[EXCERPTED RECORDS]
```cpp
extern "C" int dg_normalize_split(int32_t B, int32_t C, int32_t h, int32_t w, const float* src, int32_t nchunks, int32_t chunk_c,
                                  float* const* dst, dg_stream_t stream_) {
    if (B < 1 || C < 1 || h < 1 || w < 1 || !src || !dst) return fail(DG_ERR_INVALID, "dg_normalize_split: bad arguments");
    if (nchunks < 1 || nchunks > 16 || chunk_c < 1 || (long long)chunk_c * (nchunks - 1) >= C || (long long)chunk_c * nchunks < C)
        return fail(DG_ERR_INVALID, "dg_normalize_split: %d chunks of %d channels do not tile C=%d (at most 16 chunks)", nchunks, chunk_c, C);
    for (int k = 0; k < nchunks; ++k) if (!dst[k]) return fail(DG_ERR_INVALID, "dg_normalize_split: null destination %d", k);
    DG_HIP(dg_launch_normalize_split(src, B, C, h * w, nchunks, chunk_c, dst, static_cast<hipStream_t>(stream_)));
    return DG_OK;
}
```

### depthg_amd/csrc/dg_corr_args.h

```cpp
#pragma once
#include "dg_device.h"

__host__ __device__ inline int dg_perm32(int pl) {
    int s = pl >> 4, u = (pl >> 3) & 1, hh = (pl >> 2) & 1, v = pl & 3;
    return (2 * s + hh) * 8 + 4 * u + v;
}

#ifndef DG_F_IG
#define DG_F_IG 4
#endif
__host__ __device__ inline int dg_f_off(int q, int g) {
    constexpr int IG = DG_F_IG;
    return ((g / IG) * 32 + q) * (IG * 16) + (((g % IG) ^ ((q / (16 / IG)) % IG)) * 16);
}

struct DgBlob {
    int GF, GD, KD;
    int off_c, off_p, bytes;
    __host__ __device__ DgBlob(int KF, int KD_) : GF(KF / 8), GD(KD_ / 8), KD(KD_) {
        off_c = 32 * GF * 16;
        off_p = off_c + GD * 32 * 16;
        bytes = off_p + 4 * KD * 16;
    }
    __host__ __device__ int f(int q, int g) const { return dg_f_off(q, g); }
// ... 356 lines not shown
    const __bf16* bsplit;
    const int64_t* aidx;
    const int64_t* bidx;
    float* rvec;
    float* rimg;
};
struct DgRowmeanArgs {
    DgRowmeanJob jobs[DG_MAX_NEG + 2];
    int32_t njobs, B, P, Ppad, KF, KD;
    const float* abar;
    char* stash;
    int32_t stash_off;
    const float* cs_part[2];
    float* cs_out[2];
    int32_t ncs;
};

struct DgScatterSrc {
    const float* buf;
    const int64_t* route;
    int32_t gidx;
    int32_t coords_sel;
    float factor;
    int32_t dest;
    int32_t raw;
    const float* dfac;
    int32_t half;
};
#define DG_MAX_SCATTER 48
struct DgScatterArgs {
// ... 81 lines not shown
    const char* opR;
    const char* opS[DG_MAX_NEG + 2];
    const float* rowsR;
    const float* rowsS[DG_MAX_NEG + 2];
    const int64_t* sidx[DG_MAX_NEG + 2];
    unsigned long long* out;
    int32_t count, B, P, Ppad, D, D4, KD, blob_bytes, off_c;
    int32_t nbins;
    float lo, scale;
};
hipError_t dg_launch_cd_hist(const DgCdHistArgs& a, bool rows, hipStream_t s);
hipError_t dg_launch_plane_sample(const DgPlaneArgs& a, hipStream_t s);
hipError_t dg_launch_colmean(const DgColmeanArgs& a, hipStream_t s);
hipError_t dg_launch_prep_dense(const DgDenseArgs& a, hipStream_t s);
hipError_t dg_launch_rowmean(const DgRowmeanArgs& a, hipStream_t s);
hipError_t dg_launch_set_stash(char* blobs, int B, int ntiles, size_t blob_bytes, int off, const float* rvec, int P, int Ppad, hipStream_t s);
hipError_t dg_launch_scatter(const DgScatterArgs& a, hipStream_t s);
hipError_t dg_launch_super_perms(const float* keys, uint64_t seed, unsigned long long* state, int count, int B, int64_t* out, hipStream_t s);
hipError_t dg_launch_pre_general(const struct DgPreArgs& a, hipStream_t s);
bool dg_small_supported(int Ppad, int KD);
hipError_t dg_launch_corr_small(const struct DgSmallArgs& a, hipStream_t s);
hipError_t dg_launch_small_finish(const struct DgSmallArgs& a, hipStream_t s);
hipError_t dg_launch_gather_rows(const struct DgGatherRowsArgs& a, hipStream_t s);
hipError_t dg_launch_rand_coords_state(unsigned long long* state, float* out, int n, hipStream_t s, float keep_p = -1.f);
hipError_t dg_launch_fps(const float* depth, const float* depth_b, int Ba, int B, int H, int W, int h, int w, int S, float factor,
                         float* out_coords, int32_t* out_inds, float* pooled_ws, hipStream_t s);
hipError_t dg_launch_sampled_sumsq(const float* feats, const float* coords, const int64_t* srcidx, float* out, int B, int C, int h, int w, int S, int Sh, int accumulate, hipStream_t s);
hipError_t dg_launch_normalize_split(const float* src, int B, int C, int P, int nchunks, int chunk_c, float* const* dst, hipStream_t s);
```

### depthg_amd/csrc/dg_prep.hip

```cpp
#include "dg_device.h"
#include "dg_corr_args.h"
#include "dg_taps.h"
#include <cstdlib>

__global__ void k_nchw_to_nhwc(const DgTransposeArgs a) {
    __shared__ float t[32][33];
    const int b = blockIdx.z;
    int m = 0, gy = blockIdx.y;
    while (m < a.nmaps - 1 && gy >= (a.K4[m] + 31) / 32) { gy -= (a.K4[m] + 31) / 32; ++m; }
    const float* __restrict__ src = a.src[m];
    float* __restrict__ dst = a.dst[m];
    const int K = a.K[m], K4 = a.K4[m], HW = a.HW[m];
    const int k0 = gy * 32, p0 = blockIdx.x * 32;
    if (p0 >= HW) return;
    const int tx = threadIdx.x, ty = threadIdx.y;
    for (int i = ty; i < 32; i += 8) {
        int k = k0 + i, p = p0 + tx;
        t[i][tx] = (k < K && p < HW) ? src[((size_t)b * K + k) * HW + p] : 0.f;
    }
    __syncthreads();
    for (int i = ty; i < 32; i += 8) {
        int p = p0 + i, k = k0 + tx;
        if (p < HW && k < K4) dst[((size_t)b * HW + p) * K4 + k] = t[tx][i];
    }
// ... 682 lines not shown
        for (int p = a.P + threadIdx.x; p < a.Ppad; p += 256) inv[p] = 0.f;
    if (i >= HW) return;
    const float* src = a.code[o] + (size_t)n * a.D * HW + i;
    float t[4 * UN];
#pragma unroll
    for (int k = 0; k < 4 * UN; ++k) t[k] = k < a.D ? src[(size_t)k * HW] : 0.f;
    float ss[4] = {0.f, 0.f, 0.f, 0.f};
#pragma unroll
    for (int u = 0; u < UN; ++u)
#pragma unroll
        for (int kg = 0; kg < 4; ++kg) ss[kg] = fmaf(t[kg + 4 * u], t[kg + 4 * u], ss[kg]);
    const float tot = ss[0] + ss[1] + ss[2] + ss[3];
    inv[i] = 1.f / fmaxf(sqrtf(tot), DG_EPS_NORM);
}

__device__ __forceinline__ void dense_code_planes(const DgDenseCodeArgs& a, char* xt, int n, int o, int g) {
    const int tid = threadIdx.x, HW = a.h * a.w, nt = a.Ppad / 32, KD = a.KD;
    const DgBlob L(a.KF, a.KD);
    const int nch = min(8, a.D - 8 * g);
    char* const xl = xt + (size_t)a.Ppad * 16;
    const bool want_lo = a.clo[o] != nullptr;
    for (int p = a.P + tid; p < a.Ppad; p += 256) {
        reinterpret_cast<uint4*>(xt)[p] = make_uint4(0u, 0u, 0u, 0u);
        if (want_lo) reinterpret_cast<uint4*>(xl)[p] = make_uint4(0u, 0u, 0u, 0u);
    }
    if (nch <= 0) {
        for (int p = tid; p < a.P; p += 256) {
            reinterpret_cast<uint4*>(xt)[p] = make_uint4(0u, 0u, 0u, 0u);
            if (want_lo) reinterpret_cast<uint4*>(xl)[p] = make_uint4(0u, 0u, 0u, 0u);
        }
    } else {
// ... 19 lines not shown
                for (int c = 0; c < 8; ++c) v[c] = c < nch ? (_Float16)(t[j][c] * iv[j]) : (_Float16)0.f;
                *reinterpret_cast<f16x8*>(xt + pp[j] * 16) = v;
                if (want_lo) {
                    f16x8 l;
#pragma unroll
                    for (int c = 0; c < 8; ++c) l[c] = c < nch ? (_Float16)((t[j][c] * iv[j] - (float)v[c]) * 2048.f) : (_Float16)0.f;
                    *reinterpret_cast<f16x8*>(xl + pp[j] * 16) = l;
                }
            }
        }
    }
    __syncthreads();
    char* blob0 = a.blob[o] + (size_t)n * nt * L.bytes;
    for (int id = tid; id < nt * 32; id += 256) {
        const int tl = id >> 5, qq = id & 31;
        *reinterpret_cast<uint4*>(blob0 + (size_t)tl * L.bytes + L.c(qq, g)) = reinterpret_cast<const uint4*>(xt)[id];
        if (want_lo)
            *reinterpret_cast<uint4*>(a.clo[o] + ((size_t)n * nt + tl) * (KD * 64) + (g * 32 + qq) * 16) = reinterpret_cast<const uint4*>(xl)[id];
    }
    for (int id = tid; id < nt * 32; id += 256) {
        const int tl = id >> 5, cc = (id >> 3) & 3, c = id & 7;
        f16x8 v;
#pragma unroll
        for (int e = 0; e < 8; ++e) {
            const int pl = 16 * (cc >> 1) + 8 * ((e >> 2) & 1) + 4 * (cc & 1) + (e & 3);
            v[e] = *reinterpret_cast<const _Float16*>(xt + (tl * 32 + pl) * 16 + c * 2);
        }
        *reinterpret_cast<f16x8*>(blob0 + (size_t)tl * L.bytes + L.p(8 * g + c, cc)) = v;
    }
    for (int id = tid; id < nt * 8; id += 256) {
        const int tl = id >> 3, c = id & 7;
        float cs = 0.f;
#pragma unroll 8
        for (int qq = 0; qq < 32; ++qq) cs += (float)*reinterpret_cast<const _Float16*>(xt + (tl * 32 + qq) * 16 + c * 2);
        a.ccolpart[o][((size_t)n * nt + tl) * KD + 8 * g + c] = cs;
    }
}
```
[/EXCERPTED RECORDS]
**WHAT YOU NEED TO DO**
Please give the number of lines in the data above that include the string "shown", and nothing else.

**REPLY TO THE TASK**
4